*** EXERCISE MATERIALS ***

int fill_terrain_dev_impl(const float *dtm, float *filled, float *depths, int64_t rows, int64_t cols,
                          int64_t *stats, cudaStream_t s) {
    if (!dtm || !filled) { set_error("fill_terrain: null pointer"); return MS_ERR_ARG; }
    if (rows < 3 || cols < 3 || rows * cols > (1ll << 30)) {
        set_error("fill_terrain: unsupported shape %lld x %lld", (long long)rows, (long long)cols);
        return MS_ERR_SHAPE;
    }
    int64_t n = rows * cols;
    DevBuf<int> lab, tmp;
    DevBuf<int64_t> total;
    MS_TRY(lab.alloc((size_t)n, s));
    MS_TRY(tmp.alloc((size_t)n, s));
    MS_TRY(total.alloc(1, s));
    dim3 g2(cdiv(cols, 64), cdiv(rows, 4));
    unsigned g1 = cdiv(n, 256);
    int64_t *h = host_flags().h;

    int64_t jump_rounds = 0;
    MS_TRY(descent_resolve(dtm, lab.p, tmp.p, rows, cols, 0, &jump_rounds, s));
    MS_TRY(exclusive_scan_selfptr(lab.p, tmp.p, n, total.p, s));
    MS_LAUNCH(k_catchment_ids, g1, 256, 0, s, lab.p, tmp.p, n);
    MS_TRY(ms::readback(h, total.p, sizeof(int64_t), s));
    MS_TRY(ms::stream_sync(s));
    int nC = (int)h[0];
    tmp.release();

    DevBuf<int> comp;
    DevBuf<uint32_t> E;
    MS_TRY(comp.alloc(nC, s));
    MS_TRY(E.alloc(nC, s));
    MS_LAUNCH(k_boruvka_init, cdiv(nC, 256), 256, 0, s, comp.p, E.p, nC);
    int rounds = 0;
    MS_TRY(boruvka_rounds(dtm, lab.p, comp.p, E.p, nullptr, nC, rows, cols, &rounds, "fill_terrain", s));
    MS_LAUNCH(k_fill_final, g1, 256, 0, s, dtm, lab.p, E.p, filled, depths, n);
    if (stats) { stats[0] = rounds; stats[1] = nC; stats[5] = jump_rounds; }
    return MS_OK;
}


__global__ void __launch_bounds__(256) k_frozen_flags(const int *comp, const uint8_t *frozen, int *flag, int nC) {
    int k = blockIdx.x * blockDim.x + threadIdx.x;
    if (k < nC) flag[k] = (k != 0 && comp[k] == k && frozen[k]) ? 1 : 0;
}

__device__ inline int band_gid(int K, const int *frank, int base) { return K ? 1 + base + frank[K] : 0; }

__global__ void __launch_bounds__(256) k_band_edge_ids(const int *__restrict__ lab, const int *__restrict__ comp,
                                                       const int *__restrict__ frank, int base, int rows, int cols,
                                                       int32_t *top, int32_t *bot) {
    int c = blockIdx.x * blockDim.x + threadIdx.x;
    if (c >= cols) return;
    top[c] = band_gid(comp[lab[c]], frank, base);
    bot[c] = band_gid(comp[lab[(size_t)(rows - 1) * cols + c]], frank, base);
}

constexpr unsigned long long HASH_EMPTY = ~0ull;

__device__ inline void edge_insert(unsigned long long *hk, uint32_t *hv, unsigned H, int ga, int gb, uint32_t w,
                                   int *overflow) {
    int a = ga < gb ? ga : gb, b = ga < gb ? gb : ga;
    unsigned long long key = ((unsigned long long)(unsigned)a << 32) | (unsigned)b;
    unsigned long long x = key * 0x9E3779B97F4A7C15ull;
    unsigned h = (unsigned)(x >> 32) & (H - 1);
    for (unsigned probes = 0; probes < H; probes++) {
        unsigned long long cur = hk[h];
        if (cur == HASH_EMPTY) {
            unsigned long long old = atomicCAS(hk + h, HASH_EMPTY, key);
            cur = (old == HASH_EMPTY) ? key : old;
        }
        if (cur == key) {
            if (w < hv[h]) atomicMin(hv + h, w);
            return;
        }
        h = (h + 1) & (H - 1);
    }
    *overflow = 1;
}
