template <bool FIRST, class BR, int SUB>
__device__ uint32_t unpack94(const DcsLdsTables *T, uint16_t *row, BR &br, const Quarter &Q,
                             int format, uint32_t mixMul, bool has, const Stamper &stamp, uint32_t planAt = 0)
{
    constexpr bool kPlan = FIRST && SUB == 8;
    constexpr uint32_t kPlanBandBytes = kPlanRecBytes * 8;
    const bool type1 = format != DCS_FMT_94_T0;
    uint32_t err = 0;
    int nb = has ? Q.nb : 0;
    const int b1 = Q.bandBase + nb;
    const int before = Q.bandBase <= 0 ? 0 : Q.bandBase == 1 ? 7 : 15 + 16 * (Q.bandBase - 2);
    const int upTo = b1 <= 0 ? 0 : b1 == 1 ? 7 : b1 >= 16 ? 255 : 15 + 16 * (b1 - 2);
    const int midAdvance = 16 - (Q.midStraddle ? 1 + static_cast<int>((Q.h3 >> 30) & 1u) : 0);
    int outIdx = min(Q.outIdx, 256 - ((SUB == 16 && Q.midStart) ? midAdvance : upTo - before));
    bool valid = true;
    const bool owner = has && Q.bandBase == 0;
    const uint32_t saved1 = (owner && !FIRST) ? row[1] : 0u;

    stamp(8);
    int k = 0;
    uint32_t planEnd = planAt + kPlanBandBytes * static_cast<uint32_t>(nb);
    const int keyLim = type1 ? 16 : 17;
    uint32_t cell = static_cast<uint32_t>(reinterpret_cast<uintptr_t>((LdsWordPtr)row)) + 2u * static_cast<uint32_t>(outIdx);
    uint32_t cellEnd = cell;
    uint32_t cellStart = cell;
    uint32_t startBits = 0;
    const uint16_t *book = T->cb94;
    int shPeek = 0, shIdx = 0, scale = 0;
    uint32_t incSh = 1;
    uint32_t valOff = 0, valWidth = 8;
    for (int round = 0 ; ; ++round)
    {
        if (SUB == 16 && Q.midEnd && cell > cellEnd)
            cellEnd = cell;
        if (cell > cellEnd)
        {
            cell -= 1u << incSh;
            if (valid)
            {
                BR r2;
                if (kPlan)
                    r2.initAtMark(startBits);
                else
                    r2.initAt(startBits);
                uint32_t c2 = cellStart;
                while (c2 + (1u << incSh) < cellEnd)
                {
                    const uint32_t e = book[r2.cur() >> shIdx];
                    r2.skip(static_cast<int>((e >> 8) & 0x1F));
                    const uint32_t step = e >> 13;
                    if (step == 1)
                        mixSub((uint16_t *)reinterpret_cast<LdsWordPtr>(static_cast<uintptr_t>(c2)),
                               mul24(static_cast<int>(static_cast<int8_t>(e & 0xFF)), scale), mixMul);
                    c2 += step << incSh;
                }
            }
            valid = false; err |= DCS_FRAME_STOP;
            cellEnd = cell;
        }
        const bool start = cell == cellEnd && (kPlan ? planAt < planEnd : k < nb);
        if (!__any(start || cell < cellEnd))
            break;
        if constexpr (kPlan)
        {
            if (start)
            {
                const LdsBytePtr rec = reinterpret_cast<LdsBytePtr>(static_cast<uintptr_t>(planAt));
                planAt += kPlanBandBytes;
                const uint32_t bookAt = *reinterpret_cast<LdsWordPtr>(rec);
                const uint32_t recScale = *reinterpret_cast<LdsWordPtr>(rec + 2);
                const uint32_t recOff = rec[5], recWidth = rec[6], span = rec[7];
                shIdx = rec[4];
                book = (const uint16_t *)reinterpret_cast<LdsWordPtr>(static_cast<uintptr_t>(bookAt));
                valOff = recOff;
                valWidth = recWidth;
                incSh = __builtin_amdgcn_ubfe(recOff, 5u, 2u);
                if (recOff > 0x7Fu)
                {
                    err |= DCS_FRAME_FATAL | DCS_FRAME_STOP;
                    planEnd = 0;
                }
                scale = valid ? static_cast<int>(recScale) : 0;
                cellEnd = cell + span;
                cell = recWidth > 0x7Fu ? cellEnd : cell;
                cellStart = cell;
                startBits = br.mark();
            }
        }
        else if (start)
        {
            const int band = Q.bandBase + k;
            ++k;
            const int hb = byteOf(Q.h0, Q.h1, Q.h2, Q.h3, band) & 0x7F;
            const int code0 = byteOf(Q.t0, Q.t1, Q.t2, Q.t3, band);
            const int cls = band < 3 ? 0 : band < 6 ? 17 : 34;
            const int key = min(code0, keyLim) + (type1 ? cls : DCS_B94_TYPE0);
            const uint32_t e = T->band94[key];
            const int count0 = band < 2 ? 7 + band : band == 15 ? 32 : 16;
            const uint32_t strided = (static_cast<uint32_t>(hb) >> 6) & 1u;
            const uint32_t count = static_cast<uint32_t>(count0) >> strided;
            incSh = 1u + strided;
            const int pre = (type1 && band < 3) ? static_cast<int>((Q.preAdj >> (4 * band)) & 15u) : 0;
            scale = static_cast<int>(scaleFactor(T, hb + pre + static_cast<int>(e >> 25)));
            book = reinterpret_cast<const uint16_t *>(T) + (e & 0x7FFu);
            shPeek = static_cast<int>((e >> 11) & 31u);
            shIdx = static_cast<int>((e >> 16) & 31u);
            const bool isRaw = (e & DCS_B94_RAW) != 0;
            valOff = isRaw ? static_cast<uint32_t>(shPeek) : 0u;
            valWidth = isRaw ? 32u - static_cast<uint32_t>(shPeek) : 8u;
            const bool zeroBand = (e & DCS_B94_ZERO) != 0, fatal = (e & DCS_B94_FATAL) != 0;
            uint32_t i = (e & (DCS_B94_ZERO | DCS_B94_FATAL)) == 0 ? count : 0u;
            if (SUB == 16 && band == 15 && i != 0)
            {
                if (Q.midEnd) i = count - (count >> 1);
                if (Q.midStart) i = (count >> 1) - (Q.midStraddle ? 1u : 0u);
            }
            cell += zeroBand ? 2u * count : 0u;
            if (fatal)
            {
                err |= DCS_FRAME_FATAL | DCS_FRAME_STOP;
                nb = 0;
            }
            if (!valid)
                scale = 0;
            cellStart = cell;
            cellEnd = cell + (i << incSh);
            startBits = br.bitAddr();
        }

        if (round == 0) stamp(9);
        const uint32_t roundLen = round == 0 ? 7u : round == 1 ? 9u : 16u;
        const uint32_t roundEnd = min(cellEnd, cell + (roundLen << incSh));
        if (cell < roundEnd)
        {
            do
            {
                const uint32_t ahead = br.prefetch();
                const uint32_t w = br.cur();
                const uint32_t e = book[w >> shIdx];
                const int v = __builtin_amdgcn_sbfe(__builtin_amdgcn_perm(w, e, 0x07060100u), valOff, valWidth);
                const uint32_t step = e >> 13;
                br.skipTight((e >> 8) & 0x1Fu, ahead);
// ... 646 lines not shown
    stageB<true, 4, 3>(x, C.k + DCS_K94_TWB, R);
    DCS_PACE_STEP(2);
    stageB<true, 2, 2>(x, C.k + DCS_K94_TWB + 2, R);
    stageB<true, 1, 1>(x, C.k + DCS_K94_TWB + 6, R);
    if (__any(P.shiftPair != 0))
    {
#pragma unroll
        for (int r = 0 ; r < 16 ; ++r)
            x[r] = pkAshr(x[r], P.shiftPair);
    }
}
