int launch_conv_thin(const float* feat_in, int32_t cin, const float* packed_w, const float* bias, int32_t cout, const int32_t* hdr,
                     const int32_t* nbr, const int32_t* rows, int64_t n_out, float* out, int32_t act, float slope, hipStream_t s) {
  ThinArgs t;
  t.feat = feat_in; t.wt = packed_w; t.bias = bias; t.hdr = hdr; t.nbr = nbr; t.rows = rows; t.out = out;
  t.n_out = n_out; t.cin = cin; t.cout = cout; t.act = act; t.slope = slope;
  const int vec = (cin % 4 == 0) ? 4 : 1;
  int l = 0;
  while ((1 << l) < cin / vec && l < 6) ++l;
  t.lpr_log2 = l;
  const int64_t rpw = 64 >> l;
  const int64_t waves = pcc_cdiv(n_out, rpw);
  if (vec == 4) k_conv_thin<4, 4><<<(unsigned)pcc_cdiv(waves, 4), 256, 0, s>>>(t);
  else k_conv_thin<4, 1><<<(unsigned)pcc_cdiv(waves, 4), 256, 0, s>>>(t);
  PCC_LAUNCH_CHECK();
  return PCC_OK;
}

__global__ void k_band_segments(const long long* __restrict__ keys, long long n, int lo_x, int nx, int lo_y, int ny, int ts,
                                int nbands, int band_h, int* __restrict__ seg_row0, int* __restrict__ seg_tiles) {
  const int sidx = blockIdx.x * blockDim.x + threadIdx.x;
  if (sidx >= nbands * nx) return;
  const int band = sidx / nx, xi = sidx - band * nx;
  const long long x = (long long)lo_x + (long long)xi * ts + PCC_BIAS;
  const int cy0 = band * band_h, cy1 = min(ny, cy0 + band_h);
  auto lower = [&](long long key) {
    long long lo = 0, hi = n;
    while (lo < hi) {
      const long long mid = (lo + hi) >> 1;
      if (keys[mid] < key) lo = mid + 1; else hi = mid;
    }
    return lo;
  };
  long long b = 0, e = 0;
  if (cy0 < cy1) {
    const long long y0 = (long long)lo_y + (long long)cy0 * ts + PCC_BIAS, y1 = (long long)lo_y + (long long)cy1 * ts + PCC_BIAS;
    b = lower((x << PCC_KEY_X_SHIFT) | (y0 << PCC_KEY_Y_SHIFT));
    e = lower((x << PCC_KEY_X_SHIFT) | (y1 << PCC_KEY_Y_SHIFT));
  }
  seg_row0[sidx] = (int)b;
  seg_tiles[sidx] = (int)((e - b + 15) / 16);
  seg_row0[nbands * nx + sidx] = (int)(e - b);
}

__global__ void __launch_bounds__(1024) k_band_scan(const int* __restrict__ seg_tiles, int nseg, int* __restrict__ seg_tile0,
                                                    int* __restrict__ n_tiles) {
  __shared__ int part[1024];
  const int per = (nseg + 1023) / 1024;
  const int b = threadIdx.x * per, e = min(nseg, b + per);
  int sum = 0;
  for (int i = b; i < e; ++i) sum += seg_tiles[i];
  part[threadIdx.x] = sum;
  __syncthreads();
  for (int d = 1; d < 1024; d <<= 1) {
    const int v = threadIdx.x >= d ? part[threadIdx.x - d] : 0;
    __syncthreads();
    part[threadIdx.x] += v;
    __syncthreads();
  }
  int run = part[threadIdx.x] - sum;
  for (int i = b; i < e; ++i) { seg_tile0[i] = run; run += seg_tiles[i]; }
  if (threadIdx.x == 1023) *n_tiles = part[1023];
}

__global__ void __launch_bounds__(256) k_band_fill(const int* __restrict__ seg_row0, const int* __restrict__ seg_rows,
                                                   const int* __restrict__ seg_tile0, int nseg, int* __restrict__ tiles) {
  const int sidx = blockIdx.x * 4 + (threadIdx.x >> 6);
  if (sidx >= nseg) return;
  const int rows = seg_rows[sidx], r0 = seg_row0[sidx], t0 = seg_tile0[sidx];
  const int nt = (rows + 15) / 16;
  for (int j = threadIdx.x & 63; j < nt; j += 64) {
    const int cnt = min(16, rows - 16 * j);
    tiles[t0 + j] = (r0 + 16 * j) | ((cnt - 1) << 27);
  }
}

extern "C" int64_t pcc_band_tiles_cap(int64_t n, int32_t nx, int32_t nbands) { return n / 16 + (int64_t)nx * nbands + 16; }
extern "C" size_t pcc_band_tiles_ws_bytes(int32_t nx, int32_t nbands) { return pcc_align_up((size_t)nx * nbands * 4) * 4 + 256; }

*** End of EXERCISE MATERIALS ***

▶ _WHAT THE TASK ASKS_:
Could you filter the material above and copy each line that holds the word "shIdx"?

▶ _RESULT FOR THIS TASK_:
    int shPeek = 0, shIdx = 0, scale = 0;
                    const uint32_t e = book[r2.cur() >> shIdx];
                shIdx = rec[4];
            shIdx = static_cast<int>((e >> 16) & 31u);
                const uint32_t e = book[w >> shIdx];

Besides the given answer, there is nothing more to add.